Stored data entries
'''
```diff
@@ -344,27 +337,26 @@
   if (g) turn_backward<DBG, 2>(a, smem, smem_f, y0, x0, 3, 1, ch, kh, lane, smi, ra);
   else turn_backward<DBG, 3>(a, smem, smem_f, y0, x0, 0, 0, ch, kh, lane, smi, ra);
   {
-    const int KHu = __builtin_amdgcn_readfirstlane(kh), h = lane >> 5;
-    const int nq = g ? PairSplit<3>::NQ : PairSplit<4>::NQ;
+    const int h = lane >> 5;
 #pragma unroll
     for (int i = 0; i < 8; ++i) {
-      if (i >= nq) continue;
-      const int q = g ? (KHu ? PairSplit<3>::keep_quad(1, i) : PairSplit<3>::keep_quad(0, i))
-                      : (KHu ? PairSplit<4>::keep_quad(1, i) : PairSplit<4>::keep_quad(0, i));
-      const int c0 = ch * 32 + q * 8 + 4 * h;
-      if (i < 4 ? zs.own[0] : zs.own[1]) st4(a.z + ((size_t)(c0 >> 3) * HWp + (i < 4 ? zs.po[0] : zs.po[1])) * 8 + (c0 & 7), zs.v[i]);
+      if (i >= nq || !(i < 4 ? zs.own[0] : zs.own[1])) continue;
+      const size_t o = ((size_t)cg[i] * HWp + (i < 4 ? zs.po[0] : zs.po[1])) * 8 + 4 * h;
+      st4(a.z + o, zs.v[i]);
+      if constexpr (DPRE) st4(a.dpre + o, zs.d[i]);
     }
   }
   if (DBG && lane == 0) {
     unsigned long long* r = a.dbg + ((size_t)blockIdx.x * 8 + wave) * 8;
     r[0] = __builtin_amdgcn_s_getreg(63492);
-    r[1] = t_start; r[2] = t_pro; r[3] = t_z; r[4] = t_st; r[5] = t_pl; r[6] = __builtin_amdgcn_s_memtime(); r[7] = 0;
+    r[1] = t_start; r[2] = t_pro; r[3] = t_z; r[4] = t_pl; r[5] = __builtin_amdgcn_s_memtime(); r[6] = 0; r[7] = 0;
   }
 }
 
 int conv_turn_init() {
   static LdsOptinOnce once;
-  return lds_optin(once, {{&conv3x3_turn_kernel<false>, TT_SMEM}, {&conv3x3_turn_kernel<true>, TT_SMEM}});
+  return lds_optin(once, {{&conv3x3_turn_kernel<false, false>, TT_SMEM}, {&conv3x3_turn_kernel<false, true>, TT_SMEM},
+                          {&conv3x3_turn_kernel<true, false>, TT_SMEM}, {&conv3x3_turn_kernel<true, true>, TT_SMEM}});
 }
 
 bool conv3x3_turn_supported(int H, int W) { return H >= 1 && W >= 2 && (long)H * W <= (1l << 24); }
@@ -384,8 +376,10 @@
   a.ntiles = conv3x3_turn_tiles(H, W);
   if (fl) { a.fl = *fl; a.nfb = (fl->B + TT_FRAMES - 1) / TT_FRAMES; }
   a.dbg = dbg;
-  if (dbg) hipLaunchKernelGGL((conv3x3_turn_kernel<true>), dim3(a.ntiles), dim3(512), TT_SMEM, s, a);
-  else hipLaunchKernelGGL((conv3x3_turn_kernel<false>), dim3(a.ntiles + a.nfb), dim3(512), TT_SMEM, s, a);
+  if (dbg && dpre) hipLaunchKernelGGL((conv3x3_turn_kernel<true, true>), dim3(a.ntiles), dim3(512), TT_SMEM, s, a);
+  else if (dbg) hipLaunchKernelGGL((conv3x3_turn_kernel<true, false>), dim3(a.ntiles), dim3(512), TT_SMEM, s, a);
+  else if (dpre) hipLaunchKernelGGL((conv3x3_turn_kernel<false, true>), dim3(a.ntiles + a.nfb), dim3(512), TT_SMEM, s, a);
+  else hipLaunchKernelGGL((conv3x3_turn_kernel<false, false>), dim3(a.ntiles + a.nfb), dim3(512), TT_SMEM, s, a);
   return (int)hipGetLastError();
 }
 
```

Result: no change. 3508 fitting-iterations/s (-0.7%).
'''
What is being asked: The data must be given again in full, exactly as written.

Answer for this exercise:
```diff
@@ -344,27 +337,26 @@
   if (g) turn_backward<DBG, 2>(a, smem, smem_f, y0, x0, 3, 1, ch, kh, lane, smi, ra);
   else turn_backward<DBG, 3>(a, smem, smem_f, y0, x0, 0, 0, ch, kh, lane, smi, ra);
   {
-    const int KHu = __builtin_amdgcn_readfirstlane(kh), h = lane >> 5;
-    const int nq = g ? PairSplit<3>::NQ : PairSplit<4>::NQ;
+    const int h = lane >> 5;
 #pragma unroll
     for (int i = 0; i < 8; ++i) {
-      if (i >= nq) continue;
-      const int q = g ? (KHu ? PairSplit<3>::keep_quad(1, i) : PairSplit<3>::keep_quad(0, i))
-                      : (KHu ? PairSplit<4>::keep_quad(1, i) : PairSplit<4>::keep_quad(0, i));
-      const int c0 = ch * 32 + q * 8 + 4 * h;
-      if (i < 4 ? zs.own[0] : zs.own[1]) st4(a.z + ((size_t)(c0 >> 3) * HWp + (i < 4 ? zs.po[0] : zs.po[1])) * 8 + (c0 & 7), zs.v[i]);
+      if (i >= nq || !(i < 4 ? zs.own[0] : zs.own[1])) continue;
+      const size_t o = ((size_t)cg[i] * HWp + (i < 4 ? zs.po[0] : zs.po[1])) * 8 + 4 * h;
+      st4(a.z + o, zs.v[i]);
+      if constexpr (DPRE) st4(a.dpre + o, zs.d[i]);
     }
   }
   if (DBG && lane == 0) {
     unsigned long long* r = a.dbg + ((size_t)blockIdx.x * 8 + wave) * 8;
     r[0] = __builtin_amdgcn_s_getreg(63492);
-    r[1] = t_start; r[2] = t_pro; r[3] = t_z; r[4] = t_st; r[5] = t_pl; r[6] = __builtin_amdgcn_s_memtime(); r[7] = 0;
+    r[1] = t_start; r[2] = t_pro; r[3] = t_z; r[4] = t_pl; r[5] = __builtin_amdgcn_s_memtime(); r[6] = 0; r[7] = 0;
   }
 }
 
 int conv_turn_init() {
   static LdsOptinOnce once;
-  return lds_optin(once, {{&conv3x3_turn_kernel<false>, TT_SMEM}, {&conv3x3_turn_kernel<true>, TT_SMEM}});
+  return lds_optin(once, {{&conv3x3_turn_kernel<false, false>, TT_SMEM}, {&conv3x3_turn_kernel<false, true>, TT_SMEM},
+                          {&conv3x3_turn_kernel<true, false>, TT_SMEM}, {&conv3x3_turn_kernel<true, true>, TT_SMEM}});
 }
 
 bool conv3x3_turn_supported(int H, int W) { return H >= 1 && W >= 2 && (long)H * W <= (1l << 24); }
@@ -384,8 +376,10 @@
   a.ntiles = conv3x3_turn_tiles(H, W);
   if (fl) { a.fl = *fl; a.nfb = (fl->B + TT_FRAMES - 1) / TT_FRAMES; }
   a.dbg = dbg;
-  if (dbg) hipLaunchKernelGGL((conv3x3_turn_kernel<true>), dim3(a.ntiles), dim3(512), TT_SMEM, s, a);
-  else hipLaunchKernelGGL((conv3x3_turn_kernel<false>), dim3(a.ntiles + a.nfb), dim3(512), TT_SMEM, s, a);
+  if (dbg && dpre) hipLaunchKernelGGL((conv3x3_turn_kernel<true, true>), dim3(a.ntiles), dim3(512), TT_SMEM, s, a);
+  else if (dbg) hipLaunchKernelGGL((conv3x3_turn_kernel<true, false>), dim3(a.ntiles), dim3(512), TT_SMEM, s, a);
+  else if (dpre) hipLaunchKernelGGL((conv3x3_turn_kernel<false, true>), dim3(a.ntiles + a.nfb), dim3(512), TT_SMEM, s, a);
+  else hipLaunchKernelGGL((conv3x3_turn_kernel<false, false>), dim3(a.ntiles + a.nfb), dim3(512), TT_SMEM, s, a);
   return (int)hipGetLastError();
 }
 
```

Result: no change. 3508 fitting-iterations/s (-0.7%).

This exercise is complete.